Cluster analysis on earthquake data from USGS
This article is originally published at https://r-video-tutorial.blogspot.com/Theoretical Background
URL <- "http://earthquake.usgs.gov/earthquakes/feed/v1.0/summary/all_month.csv"
Earthquake_30Days <- read.table(URL, sep = ",", header = T)
#Download, unzip and load the polygon shapefile with the countries' borders
download.file("http://thematicmapping.org/downloads/TM_WORLD_BORDERS_SIMPL-0.3.zip",destfile="TM_WORLD_BORDERS_SIMPL-0.3.zip")
unzip("TM_WORLD_BORDERS_SIMPL-0.3.zip",exdir=getwd())
polygons <- shapefile("TM_WORLD_BORDERS_SIMPL-0.3.shp")
I also included the code to download the shapefile with the borders of all countries.
For the cluster analysis I would like to try to divide the seismic events by origin. In other words I would like to see if there is a way to distinguish between events close to plates, or volcanoes or other faults. In many cases the distinction is hard to make since many volcanoes are originated from subduction, e.g. the Andes, where plates and volcanoes are close to one another and the algorithm may find difficult to distinguish the origins. In any case I would like to explore the use of cluster analysis to see what the algorithm is able to do.

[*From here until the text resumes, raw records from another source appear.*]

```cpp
struct NsDense { const float* S; int lds; const float* cscale; const float* cshift; int factored = 0;
                 int tri = 2; };
int net_stream_dense_tri(int mode);
enum NsKind {
    NS_SERVE,
    NS_SERVE_DENSE,
    NS_SERVE_BF16,
    NS_STORE,
    NS_TRAIN_FWD,
    NS_DX,
    NS_DX_INPUT,
    NS_GRAD_INPUT,
    NS_TRAIN_STEP,
    NS_TRAIN_STEP_BF16,
    NS_GRAD_INPUT_BF16,
};
inline bool ns_kind_full_layers(NsKind k) { return k == NS_SERVE || k == NS_SERVE_DENSE || k == NS_SERVE_BF16; }
struct NsPlan { bool ok; size_t packed_floats; bool grad_ok; const char* why; };
NsPlan net_stream_plan(NsKind kind, const linna_layer_t* layers, int nl, int in_size, const NsDense* dn = nullptr);
int net_stream_rows(int B);
int net_stream_force_rows(int rows);
int launch_net_stream_pack(NsKind kind, const linna_layer_t* layers, int nl, int in_size, float* packed, int rows, const NsDense* dn,
                           hipStream_t s);
int net_stream_describe(NsKind kind, const linna_layer_t* layers, int nl, int in_size, const NsDense* dn, int rows, char* buf, size_t n);
struct NsNet { const linna_layer_t* layers; int nl, in_size; };
struct NsInput { int nin; const int* is_flat; const float* a1; const float* a2; const int* lg; const float* xmean; const float* xstd; };
struct NsOutput { const float* cscale; const float* cshift; const float* cpost; const float* cshift2; const float* w; float T; };
struct NsOpBufs { float* y; int ldy; float* t; int ldt; const float* x; int ldx; const float* gate; float* dprev; int ldp; float* dt; int lddt; };
struct NsPost { const float* rows; int n; float scale; float* out; int* step; float* hyper; float b1, b2; };
int launch_net_stream_dx(const NsNet& net, const float* packed, const float* dOUT, int lddo, int B, const NsOpBufs* ops, int with_input,
                         int rows, hipStream_t s, const NsPost* post = nullptr);
struct NsMove {
    float* coords; int ldc; float* logp; const int* S;
    const float* cc; int ldcc; const int* C; int nc;
    unsigned long long seed; const int* step; int step_off; int stream; float a; int* naccept;
    int slice;
    float* chain = nullptr; float* lps = nullptr;
    const float* sl_Z0 = nullptr; const float* sl_L = nullptr; const float* sl_R = nullptr; const float* sl_Zt = nullptr;
    int sl_m = 0, sl_nt = 0; unsigned long long sl_seed = 0; const int* sl_step = nullptr; int sl_stream = 0;
    const int* sl_flags = nullptr;
    const SliceBegin* sb = nullptr;
};
int launch_net_stream_store(const NsNet& net, const float* packed, const float* X, int ldx, int B, const NsOpBufs* ops,
                            const float* cscale, const float* cshift, int rows, hipStream_t s);
struct NsTrainLoss { const float* YN; int ldyn;
                     const float* den; float inv_batch; float* loss_rows; float* dP; int lddp; };
struct NsBatch { const float* X; int ldx; const int* ROWS; int B; const int* lg; const float* xmean; const float* xstd; float* XB; int ldxb; };
int launch_loss_targets(const float* Y, int ldy, int n, const linna_loss_desc_t& d, float* YN, int ldyn, hipStream_t s);
int launch_net_stream_train(const NsNet& net, const float* packed, const NsBatch& b, const NsOpBufs* ops, const NsTrainLoss& L,
                            const NsDense& dn, int rows, hipStream_t s);
int launch_net_stream_train_bwd(const NsNet& net, const float* packed, const NsBatch& b, const NsOpBufs* ops, const NsTrainLoss& L,
                                const NsDense& dn, int rows, hipStream_t s, const NsPost* post,
                                bool bf = false);
struct NsLeap { float* P; int ldp; float* Q; const float* mass; float ek, ed; const float* eps; };
struct NsGrad { const float* gscale; float* G; int ldg; NsLeap leap; };
constexpr int AS_MAXR = 26, AS_MAXW = 14, AS_MAXB = 12;
struct AsPlace { float* out; float scale; int trans, koff, ncols, type, ncg, steps, G, first0, first1; };
struct AsMat { int N, ld; AsPlace pl[2]; };
struct AsBias { float* out; float scale; int N; };
struct AsRange { unsigned off4, n4, blk0; short kind, idx; };
struct AsArgs { AsRange r[AS_MAXR]; AsMat w[AS_MAXW]; AsBias b[AS_MAXB]; int nr, small; unsigned nblocks; };
__device__ __forceinline__ size_t as_slot(const AsPlace& q, int small, int nn, int kk) {
    const int nl = nn & 63, ks = kk >> 4, kr = kk & 15;
    int w, g;
    if (q.type == 0) { w = (nn & 511) >> 6; g = ((nn >> 9) ? q.first1 : q.first0) + ks; }
    else { const int kp = ks / q.steps; w = kp * q.ncg + (nn >> 6); g = q.first0 + (ks - kp * q.steps); }
    const int t = small ? kr >> 2 : nl >> 4, lane = small ? nl : (nl & 15) + 16 * (kr >> 2);
    return ((((size_t)w * q.G + g) * 4 + t) * 64 + lane) * 4 + (kr & 3);
}
__device__ __forceinline__ size_t as_slot_bf16(const AsPlace& q, int nn, int kk) {
    const int nl = nn & 63, ks = kk >> 5, kr = kk & 31;
    int w, g;
    if (q.type == 0) { w = (nn & 511) >> 6; g = ((nn >> 9) ? q.first1 : q.first0) + ks; }
    else { const int kp = ks / q.steps; w = kp * q.ncg + (nn >> 6); g = q.first0 + (ks - kp * q.steps); }
    return ((((size_t)w * q.G + g) * 4 + (kr >> 3)) * 64 + nl) * 8 + (kr & 7);
}
typedef __bf16 bf16x4_t __attribute__((ext_vector_type(4)));
__device__ __forceinline__ void adamw_one(float& pi, float gi, float& mi, float& vi, float lr, float wd, float bc1, float sbc2,
                                          float beta1, float beta2, float eps) {
    pi = pi * (1.f - lr * wd);
    mi = mi + (gi - mi) * (1.f - beta1);
    vi = vi * beta2 + (1.f - beta2) * gi * gi;
    const float denom = sqrtf(vi) / sbc2 + eps;
    pi = pi - (lr / bc1) * (mi / denom);
}
int net_stream_adamw_args(const linna_layer_t* layers, int nl, int in_size, int rows, const float* params, size_t nflat,
                          float* s_fwd, const NsDense* dn, float* s_dx, AsArgs* out, int merged = 0);
int launch_adamw_streams(const AsArgs& a, float* p, const float* g, float* m, float* v, const float* hyper, float b1, float b2,
                         float eps, hipStream_t s, bool bf = false);
int launch_net_stream_grad2(const NsNet& net, const float* packed, const float* Z, int ldz, int B, const NsInput& in, const NsOutput& out,
                            float* lnP, const NsGrad& gr, int rows, hipStream_t s, bool bf = false);
int launch_net_stream(NsKind kind, const NsNet& net, const float* packed, const float* Z, int ldz, int B, const NsInput& in,
                      const NsOutput& out, float* lnP, float* D, int ldd, float* TH, int ldt, const NsMove* mv, const NsGrad* gr,
                      const int* gate, int rows, const NsDense* dn, hipStream_t s);

int launch_chain_append_t(const float* block, int ldb, int nsteps, int nw, int ndim, int wstride, float* CT, int nwp,
                          int64_t row0, hipStream_t s);
int launch_acorr_update(const float* CT, int nd, int nwp, int nwc, int64_t a0, int64_t a1, int64_t lo, int64_t hi, int k0, int k1,
                        double* S, double* T, int remove, hipStream_t s);
size_t acorr_scratch_doubles(int nser, int kuse, int nd);
int launch_acorr_tau(const float* CT, int ndim, int nwp, int nwc, int nlive, int64_t lo, int64_t hi, int kuse, const double* S,
                     const double* T, double c, double* scratch, double* out, hipStream_t s);
int launch_chain_meanstd(const float* CT, int ndim, int nwp, int nws, int64_t t0, int64_t tm, int64_t t1, double* out,
                         hipStream_t s);

int gemm_slots(int M, int N);
int gemm_launch(const GemmArgs& a, hipStream_t stream);
struct GemmGroupProb { const float* A; const float* B; float* C; float* db; int lda, ldb, ldc, K, M, N; float alpha; int first; };
constexpr int GEMM_GROUP_MAX = 48;
struct GemmGroupArgs { GemmGroupProb p[GEMM_GROUP_MAX]; int nprob; };
constexpr int GEMM_UPD_MAX = 16;
struct GemmGroupArgsS { GemmGroupProb p[GEMM_UPD_MAX]; int nprob; };
struct GemmUpdate { long long pdiff, mdiff, vdiff;
                    const float* hyper; float beta1, beta2, eps; int small;
                    AsPlace pl[GEMM_UPD_MAX][2]; AsBias bias[GEMM_UPD_MAX]; };
struct GemmUpd1 { long long pdiff, mdiff, vdiff; const float* hyper; float beta1, beta2, eps; int small; AsPlace pl[2]; AsBias bias; };
struct GemmPost { const float* rows; int n; float scale; float* out; };
int gemm_launch_group_update(const GemmGroupArgsS& g, const GemmUpdate& u, int nblocks, hipStream_t stream, const GemmPost* post = nullptr,
                             bool bf = false);
bool gemm_group_ok(const GemmArgs& a);
int gemm_group_blocks(const GemmArgs& a);
int gemm_launch_group(const GemmGroupArgs& g, int nblocks, hipStream_t stream, const GemmPost* post = nullptr);

}
```

### linna_amd/csrc/net_program.h

```cpp
#pragma once
#include "common.h"
#include <memory>
#include <vector>

namespace linna {

constexpr int NS_ROWS = 16;
constexpr int NS_NW = 8;
constexpr int NS_NT = 4;
constexpr int NS_MAXSEG = 20;
constexpr int NS_MAXRUN = 40;
constexpr unsigned NS_STEP_B = NS_NT * 1024;
constexpr int NS_LDS_BYTES = 160 * 1024;
constexpr int AS_BLOCK = 64;
enum { NS_WIDE = 0, NS_SPLIT = 1, NS_SIDE = 2 };

struct NsSeg {
    int type, steps, passes, bias_off;
    int dst_col, relu, kslice, zext;
    int ncg_log2;
    int mask_store, mask_apply;
    int x0_n;
    int x0_col;
    int kcl, side_off;
};
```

Clearly the first thing we need to do is download data regarding the location of plates, faults and volcanoes. We can find shapefiles with these information at the following website: http://legacy.jefferson.kctcs.edu/techcenter/gis%20data/
The data are provided in zip files, so we need to extract them and load them in R. There are some legal restrictions to use these data. They are distributed by ESRI and can be used in conjunction with the book: "Mapping Our World: GIS Lessons for Educators.". Details of the license and other information may be found here: http://legacy.jefferson.kctcs.edu/techcenter/gis%20data/World/Earthquakes/plat_lin.htm#getacopy
If you have the rights to download and use these data for your studies you can download them directly from the web with the following code. We already looked at code to do this in previous posts so I would not go into details here:
dir.create(paste(getwd(),"/GeologicalData",sep=""))
#Faults
download.file("http://legacy.jefferson.kctcs.edu/techcenter/gis%20data/World/Zip/FAULTS.zip",destfile="GeologicalData/FAULTS.zip")
unzip("GeologicalData/FAULTS.zip",exdir="GeologicalData")

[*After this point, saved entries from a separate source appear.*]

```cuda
template <bool HOLO, int D>
__device__ __forceinline__ void gram_anchor(const KParams& kp, const double* __restrict__ jr_base, double (&acc)[4][11],
                                            double (&brow)[4]) {
  using L = JL<HOLO>;
  const double* E = jr_base + L::E * KA2_NT;
  if (D < 2) {
    if (kp.has_vel) {
      const double ev = E[E_V * KA2_NT], ew = E[E_W * KA2_NT];
      if (ev != 0) gram_row<D, L::V, M_V, 7>(jr_base, ev, acc, brow);
      if (ew != 0) gram_row<D, L::W, M_W, 7>(jr_base, ew, acc, brow);
      if (HOLO) {
        const double ey = E[E_VY * KA2_NT];
        if (ey != 0) gram_row<D, L::VY, M_VY, 6>(jr_base, ey, acc, brow);
      }
    }
    if (kp.has_kin) {
      const double e0 = E[E_K0 * KA2_NT], e1 = E[E_K1 * KA2_NT];
      if (e0 != 0) gram_row<D, L::K0, M_K, 7>(jr_base, e0, acc, brow);
      if (e1 != 0) gram_row<D, L::K1, M_K, 7>(jr_base, e1, acc, brow);
    }
    if (kp.has_sp) {
      const double e = E[E_SP * KA2_NT];
      if (e != 0) gram_row<D, L::SP, M_SP, 6>(jr_base, e, acc, brow);
    }
    if (kp.has_rot) {
      const double e = E[E_ROT * KA2_NT];
      if (e != 0) gram_row<D, L::ROT, M_ROT, 7>(jr_base, e, acc, brow);
    }
  }
  if (kp.has_acc) {
    const double e0 = E[E_A0 * KA2_NT], e1 = E[E_A1 * KA2_NT];
    if (e0 != 0) gram_row<D, L::A0, M_A0, 11>(jr_base, e0, acc, brow);
    if (e1 != 0) gram_row<D, L::A1, M_A1, 11>(jr_base, e1, acc, brow);
    if (HOLO) {
      const double e2 = E[E_A2 * KA2_NT];
      if (e2 != 0) gram_row<D, L::A2, M_A0, 11>(jr_base, e2, acc, brow);
    }
  }
}

template <bool HOLO, int D>
__device__ __forceinline__ void gram_start(const double* sStart, double (&acc)[4][11], double (&brow)[4]) {
#pragma unroll
  for (int k = 0; k < (HOLO ? 3 : 2); ++k) {
    const double e = sStart[START_E + k];
    if (e == 0) continue;
#pragma unroll
    for (int c = 0; c < 4; ++c) {
      const int l = 4 * D + c;
      if (l <= 6) {
        const double jl = sStart[7 * k + l];
        brow[c] -= jl * e;
#pragma unroll
        for (int o = 0; o <= 6; ++o)
          if (o <= l) acc[c][o] += jl * sStart[7 * k + l - o];
      }
    }
  }
}

template <bool GEOM>
__device__ __forceinline__ void unary_terms2(const KParams& kp, const DevBatch& db, int b, int sc, int i, int n, double px,
                                             double py, double cs, double sn, const TebObstacle* so, unsigned long long mask0,
                                             double U[6], double ub[3], double& chi_obst, double& chi_via) {
  if (i < 1 || i > n - 2) return;
  const double* pool = db.obst_vertices + (size_t)sc * db.PV_cap * 2;
  if (kp.has_obst) {
    const unsigned long long* assoc = db.assoc + ((size_t)b * db.n_cap + i) * db.MW;
    for (int w = 0; w < db.MW; ++w) {
      unsigned long long mask = (w == 0) ? mask0 : assoc[w];
      while (mask) {
        const int m = (w << 6) + __ffsll((long long)mask) - 1;
        mask &= mask - 1;
        const TebObstacle ob = so[m];
        double g[3], kappa, beta;
        const double d = robot_obstacle_distance<GEOM>(kp, pool, px, py, cs, sn, ob, ob.x, ob.y, 0.0, 0.0, g);
        double cterm = obstacle_terms(kp, d, kappa, beta);
        if (kp.p.legacy_obstacle_association &&
            ((db.assoc3[((size_t)b * db.n_cap + i) * db.MW + w] >> (m & 63)) & 1ull)) {
          cterm *= 3; kappa *= 3; beta *= 3;
        }
        chi_obst += cterm;
        if (kappa != 0 || beta != 0) {
          U[0] += kappa * g[0] * g[0]; U[1] += kappa * g[0] * g[1]; U[2] += kappa * g[1] * g[1];
          U[3] += kappa * g[0] * g[2]; U[4] += kappa * g[1] * g[2]; U[5] += kappa * g[2] * g[2];
          ub[0] -= beta * g[0]; ub[1] -= beta * g[1]; ub[2] -= beta * g[2];
        }
      }
    }
  }
  if (kp.has_dyn) {
    const double t = db.dyn_t[(size_t)b * db.n_cap + i];
    const int nd = db.dyn_cnt[sc];
    const int32_t* di = db.dyn_idx + (size_t)sc * db.M_cap;
    for (int q = 0; q < nd; ++q) {
      const TebObstacle ob = so[di[q]];
      double g[3], kappa, beta;
      const double d = robot_obstacle_distance<GEOM>(kp, pool, px, py, cs, sn, ob, ob.x + t * ob.vx, ob.y + t * ob.vy, t * ob.vx,
                                               t * ob.vy, g);
      chi_obst += dynamic_terms(kp, d, kappa, beta);
      if (kappa != 0 || beta != 0) {
        U[0] += kappa * g[0] * g[0]; U[1] += kappa * g[0] * g[1]; U[2] += kappa * g[1] * g[1];
        U[3] += kappa * g[0] * g[2]; U[4] += kappa * g[1] * g[2]; U[5] += kappa * g[2] * g[2];
        ub[0] -= beta * g[0]; ub[1] -= beta * g[1]; ub[2] -= beta * g[2];
      }
    }
  }
  if (kp.has_via && db.V_cap > 0) {
    const int32_t* vidx = db.via_idx + (size_t)b * db.V_cap;
    const double* via = db.via + (size_t)b * db.V_cap * 2;
    const double wv = kp.p.weight_viapoint;
    for (int v = 0; v < db.V_cap; ++v) {
      if (vidx[v] != i) continue;
      const double dx = px - via[2 * v], dy = py - via[2 * v + 1];
      const double e = sqrt(dx * dx + dy * dy);
      chi_via += wv * e * e;
      if (e > 0) {
        const double gx = dx / e, gy = dy / e;
        U[0] += wv * gx * gx; U[1] += wv * gx * gy; U[2] += wv * gy * gy;
        ub[0] -= wv * e * gx; ub[1] -= wv * e * gy;
      }
    }
  }
}

__device__ __forceinline__ double shfl_down1(double v) { return __shfl_down_sync(0xffffffffu, v, 1); }

template <bool HOLO, bool GEOM, bool OUT_DIRECT>
__global__ void __launch_bounds__(KA2_THREADS, 3) k_linearize2(const __grid_constant__ DevBatch db, const __grid_constant__ KParams kp) {
  extern __shared__ __align__(128) unsigned char smem_raw[];
  using L = JL<HOLO>;
  const int tid = threadIdx.x, lane = tid & 31, warp = tid >> 5;
  double* sP = reinterpret_cast<double*>(smem_raw);
  double* sW = sP + KA2Smem::POSES + (size_t)warp * KA2Smem::warp_doubles<HOLO>();
  double* sStart = sW + KA2Smem::rec_doubles<HOLO>();
  uint64_t* bar = reinterpret_cast<uint64_t*>(sP + KA2Smem::POSES + (size_t)KA2_W * KA2Smem::warp_doubles<HOLO>());
  TebObstacle* so = reinterpret_cast<TebObstacle*>((reinterpret_cast<uintptr_t>(bar) + 16 + 15) & ~static_cast<uintptr_t>(15));

  const int y = blockIdx.y;
  int b = y, skip = 0;
  if (db.a_list) { if (y < *db.a_cnt) b = db.a_list[y]; else skip = 1; }
  else if (db.skip_tag != 0 && deferred_since(db.defer[y], db.skip_tag)) skip = 1;
  if (skip) return;
  const int active = db.state[b].active;
  const int n = db.n[b];
  const int s = db.scene_id[b];
  const int P0 = blockIdx.x * (KA2_W * KA2_TP) - 2;
  const int lo = max(P0, 0), hi = min(P0 + KA2_SLOTS, db.n_cap);
  if (tid == 0) {
    mbar_init(bar, 1);
    mbar_fence_init();
  }
  if (!active || P0 + 2 >= n) return;
  if (tid == 0) {
    const uint32_t bytesP = (uint32_t)(hi - lo) * 32u;
    const uint32_t bytesO = (uint32_t)db.M_cap * (uint32_t)sizeof(TebObstacle);
    mbar_expect_tx(bar, bytesP + bytesO);
    tma_load_1d(sP + (size_t)(lo - P0) * 4, db.poses + ((size_t)b * db.n_cap + lo) * 4, bytesP, bar);
    if (bytesO) tma_load_1d(so, db.obstacles + (size_t)s * db.M_cap, bytesO, bar);
  }
  const int slot = warp * KA2_TP + lane;
  const int i = P0 + slot;
  const int q0 = P0 + 2 + warp * KA2_TP;
  const bool out = (lane >= 2 && lane <= 30 && i < n);
  unsigned long long mask0 = 0ull;
  if (out && kp.has_obst && i >= 1 && i <= n - 2) mask0 = db.assoc[((size_t)b * db.n_cap + i) * db.MW];
  {
    double* rec = sW + lane;
#pragma unroll
    for (int e = 0; e < L::COUNT; ++e) rec[e * 32] = 0.0;
    if (lane < KA2Smem::START) sStart[lane] = 0.0;
  }
  __syncthreads();
  mbar_wait(bar, 0);
  if (q0 >= n) return;

  double chi[4] = {0, 0, 0, 0};
  const bool have_pose = (i >= 0 && i < n);
  const double* pa = sP + 4 * slot;
  double cs = 1, sn = 0;
  SegDer sd;
  sd.v = 0; sd.w = 0; sd.idt = 0;
#pragma unroll
  for (int k = 0; k < 6; ++k) sd.dv[k] = 0;
  double U[6] = {0, 0, 0, 0, 0, 0}, ub[3] = {0, 0, 0};
  if (have_pose) {
    sincos(pa[2], &sn, &cs);
    if (i <= n - 2) sd = seg_derivs(kp, pa[0], pa[1], pa[2], cs, sn, pa[4], pa[5], pa[6], pa[3]);
    if (out) unary_terms2<GEOM>(kp, db, b, s, i, n, pa[0], pa[1], cs, sn, so, mask0, U, ub, chi[0], chi[1]);
  }
  SegDer sd2;
  const double cb = shfl_down1(cs), sb = shfl_down1(sn);
  sd2.v = shfl_down1(sd.v); sd2.w = shfl_down1(sd.w); sd2.idt = shfl_down1(sd.idt);
#pragma unroll
  for (int k = 0; k < 6; ++k) sd2.dv[k] = shfl_down1(sd.dv[k]);
  __syncwarp();
  if (have_pose && i <= n - 2 && lane < 31) {
    JRec J;
    J.rec = sW + lane;
    const double c3 = anchor_rows2<HOLO>(kp, db, b, i, n, pa, cs, sn, cb, sb, sd, sd2, J, sStart);
    if (lane >= 2) chi[3] += c3;
  }
  __syncwarp();
  double acc[4][11];
  double brow[4] = {0, 0, 0, 0};
#pragma unroll
  for (int c = 0; c < 4; ++c)
#pragma unroll
    for (int k = 0; k < 11; ++k) acc[c][k] = 0;
  double dm = 0;
  if (out) {
    const double* rec = sW + lane;
    if (i <= n - 2) gram_anchor<HOLO, 0>(kp, rec, acc, brow);
    if (i >= 1) gram_anchor<HOLO, 1>(kp, rec - 1, acc, brow);
    if (i >= 2) gram_anchor<HOLO, 2>(kp, rec - 2, acc, brow);
    if (kp.has_acc) {
      if (i == 0) gram_start<HOLO, 0>(sStart, acc, brow);
      if (i == 1) gram_start<HOLO, 1>(sStart, acc, brow);
    }
    acc[0][0] += U[0]; brow[0] += ub[0];
    acc[1][0] += U[2]; acc[1][1] += U[1]; brow[1] += ub[1];
    acc[2][0] += U[5]; acc[2][1] += U[4]; acc[2][2] += U[3]; brow[2] += ub[2];
    if (kp.has_time && i <= n - 2) {
      chi[2] += kp.p.weight_optimaltime * pa[3] * pa[3];
      acc[3][0] += kp.p.weight_optimaltime; brow[3] -= kp.p.weight_optimaltime * pa[3];
    }
    if (i == 0 || i >= n - 1) {
#pragma unroll
      for (int c = 0; c < 4; ++c) {
        if (c == 3 && i <= n - 2) continue;
#pragma unroll
        for (int k = 0; k < 11; ++k) acc[c][k] = 0;
        acc[c][0] = 1.0;
        brow[c] = 0;
      }
      dm = (i <= n - 2) ? fabs(acc[3][0]) : 0.0;
    } else {
      dm = fmax(fmax(fabs(acc[0][0]), fabs(acc[1][0])), fmax(fabs(acc[2][0]), fabs(acc[3][0])));
    }
  }
  if (OUT_DIRECT) {
    if (out) {
      double2* g2 = reinterpret_cast<double2*>(db.Hb + ((size_t)b * 4 * db.n_cap + 4 * (size_t)i) * HROW);
#pragma unroll
      for (int c = 0; c < 4; ++c) {
#pragma unroll
        for (int k = 0; k < 5; ++k) g2[6 * c + k] = make_double2(acc[c][2 * k], acc[c][2 * k + 1]);
        g2[6 * c + 5] = make_double2(acc[c][10], brow[c]);
      }
      double2* r2 = reinterpret_cast<double2*>(db.rhs + (size_t)b * 4 * db.n_cap + 4 * (size_t)i);
      r2[0] = make_double2(brow[0], brow[1]);
      r2[1] = make_double2(brow[2], brow[3]);
    }
  } else {
    __syncwarp();
    if (out) {
      double2* o2 = reinterpret_cast<double2*>(sW + (size_t)lane * OUT_STRIDE);
#pragma unroll
      for (int c = 0; c < 4; ++c) {
#pragma unroll
        for (int k = 0; k < 5; ++k) o2[6 * c + k] = make_double2(acc[c][2 * k], acc[c][2 * k + 1]);
        o2[6 * c + 5] = make_double2(acc[c][10], brow[c]);
      }
      double2* r2 = reinterpret_cast<double2*>(db.rhs + (size_t)b * 4 * db.n_cap + 4 * (size_t)i);
      r2[0] = make_double2(brow[0], brow[1]);
      r2[1] = make_double2(brow[2], brow[3]);
      fence_proxy_async();
      tma_store_1d(db.Hb + ((size_t)b * 4 * db.n_cap + 4 * (size_t)i) * HROW, o2, 4 * HROW * 8u);
      asm volatile("cp.async.bulk.commit_group;" ::: "memory");
    }
  }
  {
#pragma unroll
    for (int k = 0; k < 4; ++k) chi[k] = warp_sum(chi[k]);
    dm = warp_max(dm);
    if (lane == 0) {
      const int tile = blockIdx.x * KA2_W + warp;
      double* cp = db.chi_parts + ((size_t)b * db.chunks + tile) * 4;
      cp[0] = chi[0]; cp[1] = chi[1]; cp[2] = chi[2]; cp[3] = chi[3];
      db.dmax_parts[(size_t)b * db.chunks + tile] = dm;
    }
  }
  if (!OUT_DIRECT && out) asm volatile("cp.async.bulk.wait_group.read 0;" ::: "memory");
}

}
```

Before: 171,100.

faults <- shapefile("GeologicalData/FAULTS.SHP")
#Plates
download.file("http://legacy.jefferson.kctcs.edu/techcenter/gis%20data/World/Zip/PLAT_LIN.zip",destfile="GeologicalData/plates.zip")
unzip("GeologicalData/plates.zip",exdir="GeologicalData")

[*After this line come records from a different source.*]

_P = c_void_p
LayerDesc = _struct("LayerDesc", [
    ("batch", c_int), ("seq", c_int), ("hidden", c_int), ("heads", c_int), ("inter", c_int),
    ("hidden_dropout", c_f32), ("attn_dropout", c_f32), ("seed", c_u64), ("layer_index", c_u32),
    ("w_qkv", _P), ("w_attn_out", _P), ("w_inter", _P), ("w_out", _P),
    ("b_qkv", _P), ("b_attn_out", _P), ("ln1_gamma", _P), ("ln1_beta", _P),
    ("b_inter", _P), ("b_out", _P), ("ln2_gamma", _P), ("ln2_beta", _P), ("mask_bias", _P)])
LayerActs = _struct("LayerActs", [(n, _P) for n in (
    "qkv", "ctx", "lse", "pre1", "mean1", "rstd1", "x1", "u", "g", "pre2", "mean2", "rstd2", "keep_mask")])
LayerGrads = _struct("LayerGrads", [(n, _P) for n in (
    "dw_qkv", "db_qkv", "dw_attn_out", "db_attn_out", "dln1_gamma", "dln1_beta",
    "dw_inter", "db_inter", "dw_out", "db_out", "dln2_gamma", "dln2_beta")])
LayerScratch = _struct("LayerScratch", [(n, _P) for n in ("d_pre", "d_pre_drop", "d_big", "d_x1", "d_ctx", "drow")])
EmbedDesc = _struct("EmbedDesc", [
    ("batch", c_int), ("text_len", c_int), ("num_regions", c_int), ("hidden", c_int), ("visual_dim", c_int),
    ("vocab", c_int), ("max_pos", c_int), ("n_types", c_int),
    ("eps", c_f32), ("dropout", c_f32), ("seed", c_u64),
    ("input_ids", _P), ("token_type_ids", _P), ("visual_type", _P), ("visual_feats", _P),
    ("w_proj", _P), ("b_proj", _P),
    ("word", _P), ("pos", _P), ("type", _P), ("pos_vis", _P), ("type_vis", _P), ("gamma", _P), ("beta", _P),
    ("visual_addend", _P)])
EmbedActs = _struct("EmbedActs", [(n, _P) for n in ("vis_proj", "pre", "mean", "rstd")])
EmbedGrads = _struct("EmbedGrads", [(n, _P) for n in (
    "dword", "dpos", "dtype", "dpos_vis", "dtype_vis", "dw_proj", "db_proj", "dgamma", "dbeta",
    "d_pre", "d_vis", "d_feats")])

AdamTensor = _struct("AdamTensor", [
    ("p", _P), ("g", _P), ("m", _P), ("v", _P), ("numel", c_i64), ("lr", c_f32), ("weight_decay", c_f32),
    ("first_chunk", c_int), ("reserved", c_int)])
VB_ADAM_CHUNK = 32768
CastItem = _struct("CastItem", [("src", _P), ("dst", _P), ("numel", c_i64), ("first_chunk", c_int), ("dst_fp32", c_int)])
VB_CAST_CHUNK = 8192

EXPORTS = [
    "vb_abi_version", "vb_last_error", "vb_launch_count", "vb_profile_enable", "vb_profile_read", "vb_gemm", "vb_gemm_gp_tiled_ok", "vb_gemm_delta_ok", "vb_layernorm_fwd", "vb_layernorm_bwd",
    "vb_attention_keep_bytes", "vb_attention_fwd", "vb_attention_bwd", "vb_mask_bias", "vb_cast_f32_to_bf16", "vb_cast_bf16_to_f32",
    "vb_colsum_bf16", "vb_cross_entropy_fwd", "vb_cross_entropy_bwd", "vb_layer_fwd", "vb_layer_bwd", "vb_embed_fwd", "vb_embed_bwd",
    "vb_bert_adam_step", "vb_cast_multi", "vb_encoder_arena_layout", "vb_encoder_fwd", "vb_encoder_bwd",
]
VB_ENCODER_ARENA_BUFFERS = 14
ARENA_NAMES = ("qkv", "ctx", "lse", "pre1", "mean1", "rstd1", "x1", "u", "g", "pre2", "mean2", "rstd2", "keep_mask", "y")


class VBertLibraryError(RuntimeError):
    pass


_lib = None


def lib():
    global _lib
    if _lib is None:
        if not os.path.exists(LIB_PATH):
            raise VBertLibraryError(
                f"{LIB_PATH} not found: build it with `python -c 'import __graft_entry__ as g; g.build()'`. "
                "visualbert_b200 has no CPU or PyTorch fallback.")
        h = ctypes.CDLL(LIB_PATH)
        h.vb_last_error.restype = ctypes.c_char_p
        h.vb_launch_count.restype = ctypes.c_int64
        h.vb_abi_version.restype = ctypes.c_int
        h.vb_attention_keep_bytes.restype = ctypes.c_int64
        h.vb_encoder_arena_layout.restype = ctypes.c_int64
        _lib = h
    return _lib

plates <- shapefile("GeologicalData/PLAT_LIN.SHP")
#Volcano
download.file("http://legacy.jefferson.kctcs.edu/techcenter/gis%20data/World/Zip/VOLCANO.zip",destfile="GeologicalData/VOLCANO.zip")
unzip("GeologicalData/VOLCANO.zip",exdir="GeologicalData")
volcano <- shapefile("GeologicalData/VOLCANO.SHP")
The only piece of code that I never presented before is the first line, to create a new folder. It is pretty self explanatory, we just need to create a string with the name of the folder and R will create it. The rest of the code downloads data from the address above, unzip them and load them in R.
We have not yet transform the object Earthquake_30Days, which is now a data.frame, into a SpatioPointsDataFrame. The data from USGS contain seismic events that are not only earthquakes but also related to mining and other events. For this analysis we want to keep only the events that are classified as earthquakes, which we can do with the following code:
Earthquakes <- Earthquake_30Days[paste(Earthquake_30Days$type)=="earthquake",]
coordinates(Earthquakes)=~longitude+latitude
This extracts only earthquakes and transform the object into a SpatialObject.
We can create a map that shows the earthquakes alongside all the other geological elements we downloaded using the following code, which saves directly the image in jpeg:
jpeg("Earthquake_Origin.jpg",4000,2000,res=300)
plot(plates,col="red")
plot(polygons,add=T)
title("Earthquakes in the last 30 days",cex.main=3)
lines(faults,col="dark grey")
points(Earthquakes,col="blue",cex=0.5,pch="+")
points(volcano,pch="*",cex=0.7,col="dark red")
legend.pos <- list(x=20.97727,y=-57.86364)
legend(legend.pos,legend=c("Plates","Faults","Volcanoes","Earthquakes"),pch=c("-","-","*","+"),col=c("red","dark grey","dark red","blue"),bty="n",bg=c("white"),y.intersp=0.75,title="Days from Today",cex=0.8)
text(legend.pos$x,legend.pos$y+2,"Legend:")
dev.off()
This code is very similar to what I used here so I will not explain it in details. We just added more elements to the plot and therefore we need to remember that R plots in layers one on top of the other depending on the order in which they appear on the code. For example, as you can see from the code, the first thing we plot are the plates, which will be plotted below everything, even the borders of the polygons, which come second. You can change this just by changing the order of the lines. Just remember to use the option add=T correctly.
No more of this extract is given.